Saab’s suit maintains that because this information was disseminated in mailers and on the Internet, “the character and reputation of Plaintiff were harmed, his standing and reputation in the community were impaired, and he suffered mental anguish and personal humiliation.”
In his suit, Saab is seeking $1 million in compensatory damages and another $1 million in punitive damages. Saab’s attorney in the legal matter is C. Edward Middlebrooks, a Republican who served on the Anne Arundel County Council and state Senate in the 1990’s and returned to serve on the council again from 2002 to 2010.
In the statement her campaign provided to Maryland Matters, Gile did not directly respond to Saab’s allegations. But she did imply, as have other Democrats, that Saab’s allegations amounted to an act of desperation.
“I am running to ensure our schools have the support they need, protect the Bay, and support working families,” she said. “This is the first we’ve heard of this claim. I see this as nothing more than a distraction and misuse of the legal system. I look forward to continuing to run a campaign on the issues that matter most to the voters of Anne Arundel County.”
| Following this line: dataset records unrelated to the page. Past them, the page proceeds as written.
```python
def decode_index(frames):
    if frames.dtype != torch.uint8:
        raise ValueError('decode_index: uint8 palette-index frames expected')
    return palette_gray(frames.device)[frames.long()]


def as_gray(frames):
    return decode_index(frames) if frames.dtype == torch.uint8 else frames


class LineParams(ctypes.Structure):
    _fields_ = [('hsv_white1', ctypes.c_uint8 * 3), ('hsv_white2', ctypes.c_uint8 * 3),
                ('hsv_yellow1', ctypes.c_uint8 * 3), ('hsv_yellow2', ctypes.c_uint8 * 3),
                ('hsv_red1', ctypes.c_uint8 * 3), ('hsv_red2', ctypes.c_uint8 * 3),
                ('hsv_red3', ctypes.c_uint8 * 3), ('hsv_red4', ctypes.c_uint8 * 3),
                ('dilation_kernel_size', ctypes.c_int32),
                ('canny_lo', ctypes.c_double), ('canny_hi', ctypes.c_double)]

    @classmethod
    def default(cls):
        p = cls()
# ... 253 lines not shown
```

include/dtsim.h:

```cpp
#ifndef AIDO1_AMD_DTSIM_H
#define AIDO1_AMD_DTSIM_H

#include <stdint.h>

#ifdef __cplusplus
extern "C" {
#endif

#define DT_ABI_VERSION 14

#define DT_OK 0
#define DT_E_ARG (-1)
#define DT_E_HIP (-2)
#define DT_E_SPAWN (-3)
#define DT_E_NODEV (-4)

#define DT_ACTION_WHEELS 0
#define DT_ACTION_TANH 1
#define DT_ACTION_STEERING 2

#define DT_TILE_EMPTY (-1)
#define DT_TILE_OFFROAD 0
#define DT_TILE_STRAIGHT 1
#define DT_TILE_CURVE_LEFT 2
// ... 98 lines not shown
typedef struct dt_render_io {
  float* gray;
  int32_t gray_slots;
  int32_t gray_slot;
  const uint8_t* fresh;
  uint8_t* masks;
  uint8_t* rgb;
  const double* pose;
  int32_t list_cap;
  uint8_t* index;
} dt_render_io;

int dt_palette_gray(float* gray8);

int dt_render(dt_handle* h, const dt_render_io* io, void* stream);

int dt_render2(dt_handle* h, const dt_render_io* io_a, const dt_render_io* io_b, void* stream);

int dt_render3(dt_handle* h, const dt_render_io* io_a, const dt_render_io* io_b,
               const dt_render_io* io_c, void* stream);

int dt_render_order(dt_handle* h, uint32_t* launches, uint32_t* cost, int32_t* order);

int dt_copy_pose(dt_handle* h, double* pose, void* stream);
int dt_set_line_params(dt_handle* h, const dt_line_params* p);

size_t dt_line_detect_workspace(int32_t n, int32_t height, int32_t width);
int dt_line_detect_ws(const dt_line_params* p, const uint8_t* bgr, int32_t n, int32_t height,
                      int32_t width, uint8_t* masks, uint8_t* hsv, void* workspace,
                      size_t workspace_bytes, void* stream);
int dt_line_detect(const dt_line_params* p, const uint8_t* bgr, int32_t n, int32_t height,
                   int32_t width, uint8_t* masks, uint8_t* hsv, void* stream);

int dt_hough_lines(const uint8_t* edge, int32_t n, int32_t height, int32_t width,
                   int32_t threshold, int32_t min_line_length, int32_t max_line_gap,
                   int32_t max_lines, int32_t* lines, int32_t* counts, void* stream);
size_t dt_hough_workspace(int32_t n, int32_t height, int32_t width);
int dt_hough_lines_ws(const uint8_t* edge, int32_t n, int32_t height, int32_t width,
                      int32_t threshold, int32_t min_line_length, int32_t max_line_gap,
                      int32_t max_lines, int32_t* lines, int32_t* counts, void* workspace,
                      size_t workspace_bytes, void* stream);

int dt_get_state(dt_handle* h, double* x, double* z, double* angle, uint32_t* step_count,
                 uint32_t* env_step, uint32_t* episode);
int dt_set_state(dt_handle* h, const double* x, const double* z, const double* angle,
                 const uint32_t* step_count, const uint32_t* env_step, const uint32_t* episode);
// ... 10 lines not shown
```

Baseline: 88.14 million env-steps/s.

## Cull lane-marking segments by bounding-circle groups before per-segment projection

```diff
diff --git a/aido1_amd/_lib.py b/aido1_amd/_lib.py
--- a/aido1_amd/_lib.py
+++ b/aido1_amd/_lib.py
@@ -129,7 +129,7 @@
     return path
 
 
-_OPTIONAL = set()
+_OPTIONAL = {'dt_marks_probe'}
 
 _lib = None
 _lock = threading.Lock()
@@ -158,6 +158,8 @@
         'dt_copy_pose': (ctypes.c_int, [vp, vp, vp]),
         'dt_render_order': (ctypes.c_int, [vp, ctypes.POINTER(u32), vp, vp]),
         'dt_palette_gray': (ctypes.c_int, [ctypes.POINTER(ctypes.c_float)]),
+        'dt_marks_probe': (ctypes.c_int, [ctypes.POINTER(DtMap), f64, f64, i32, vp, vp, vp, vp,
+                                          ctypes.POINTER(i64), ctypes.POINTER(i32)]),
         'dt_default_line_params': (ctypes.c_int, [vp]),
         'dt_set_line_params': (ctypes.c_int, [vp, vp]),
         'dt_line_detect': (ctypes.c_int, [vp, vp, i32, i32, i32, vp, vp, vp]),
diff --git a/aido1_amd/csrc/dthandle.h b/aido1_amd/csrc/dthandle.h
--- a/aido1_amd/csrc/dthandle.h
+++ b/aido1_amd/csrc/dthandle.h
@@ -25,7 +25,7 @@
   dt_line_params line_params{};
   dr::LineDev line{};
   void* mark_buf = nullptr;
-  int32_t n_yellow = 0, n_white = 0;
+  int32_t n_yellow = 0, n_white = 0, n_groups = 0;
   void* render_spill = nullptr;
   void* render_sched = nullptr;
   uint32_t render_launches = 0;
diff --git a/aido1_amd/csrc/dtrender.h b/aido1_amd/csrc/dtrender.h
--- a/aido1_amd/csrc/dtrender.h
+++ b/aido1_amd/csrc/dtrender.h
@@ -117,6 +117,47 @@
   }
 }
 
+struct View {
+  float cx, cz, dirx, dirz, rx, rz;
+};
+
+__host__ __device__ inline int proj(float v) {
+  v = floorf(v + 0.5f);
+#ifdef __HIP_DEVICE_COMPILE__
+  int i;
+  asm("v_cvt_i32_f32 %0, %1" : "=v"(i) : "v"(v));
+  return i < -100000 ? -100000 : (i > 100000 ? 100000 : i);
+#else
+  if (v != v) return 0;
+  v = v < -100000.0f ? -100000.0f : (v > 100000.0f ? 100000.0f : v);
+  return (int)v;
+#endif
+}
+
+__host__ __device__ inline bool project_seg(const View& V, float4 q, int& c0, int& r0, int& c1,
+                                            int& r1) {
+  const float ax = q.x - V.cx, az = q.y - V.cz, bx = q.z - V.cx, bz = q.w - V.cz;
+  const float fa = ax * V.dirx + az * V.dirz, la = ax * V.rx + az * V.rz;
+  const float fb = bx * V.dirx + bz * V.dirz, lb = bx * V.rx + bz * V.rz;
+  c0 = proj(la * kInvRes + 79.5f);
+  r0 = proj(119.5f - fa * kInvRes);
+  c1 = proj(lb * kInvRes + 79.5f);
+  r1 = proj(119.5f - fb * kInvRes);
+  if ((c0 < 0 && c1 < 0) || (c0 >= W && c1 >= W) || (r0 < 0 && r1 < 0) || (r0 >= H && r1 >= H))
+    return false;
+  const int len = (c1 > c0 ? c1 - c0 : c0 - c1) + (r1 > r0 ? r1 - r0 : r0 - r1);
+  return len <= 400;
+}
+
+constexpr int kGroupSegs = 8;
+constexpr float kCullMargin = 0.02f, kCullRel = 4e-6f;
+__host__ __device__ inline bool group_off(const View& V, float gx, float gz, float gr) {
+  const float ax = gx - V.cx, az = gz - V.cz;
+  const float f = ax * V.dirx + az * V.dirz, l = ax * V.rx + az * V.rz;
+  const float R = gr + (kCullMargin + kCullRel * (fabsf(f) + fabsf(l)));
+  return f + R < 0.0f || f - R > 1.2f || l + R < -0.8f || l - R > 0.8f;
+}
+
 __device__ inline uint8_t nms_dir(int dx, int dy) {
   constexpr int TG22 = 13573;
   const int x = dx < 0 ? -dx : dx;
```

Saab and Gile are battling to replace Sen. Ed Reilly (R), who is retiring this year after 13 years in the Senate. The 33rd District, which includes Arnold, Millersville, Crownsville, Crofton, Gambrills, Odenton, Davidsonville and parts of Severna Park, was once a Republican stronghold, but has become increasingly Democratic in recent years — thanks in part to the new legislative district lines that Democrats drew in the last General Assembly session. Senate Democrats consider the seat their top pickup opportunity of this election cycle.
William F. Zorzi contributed to this report.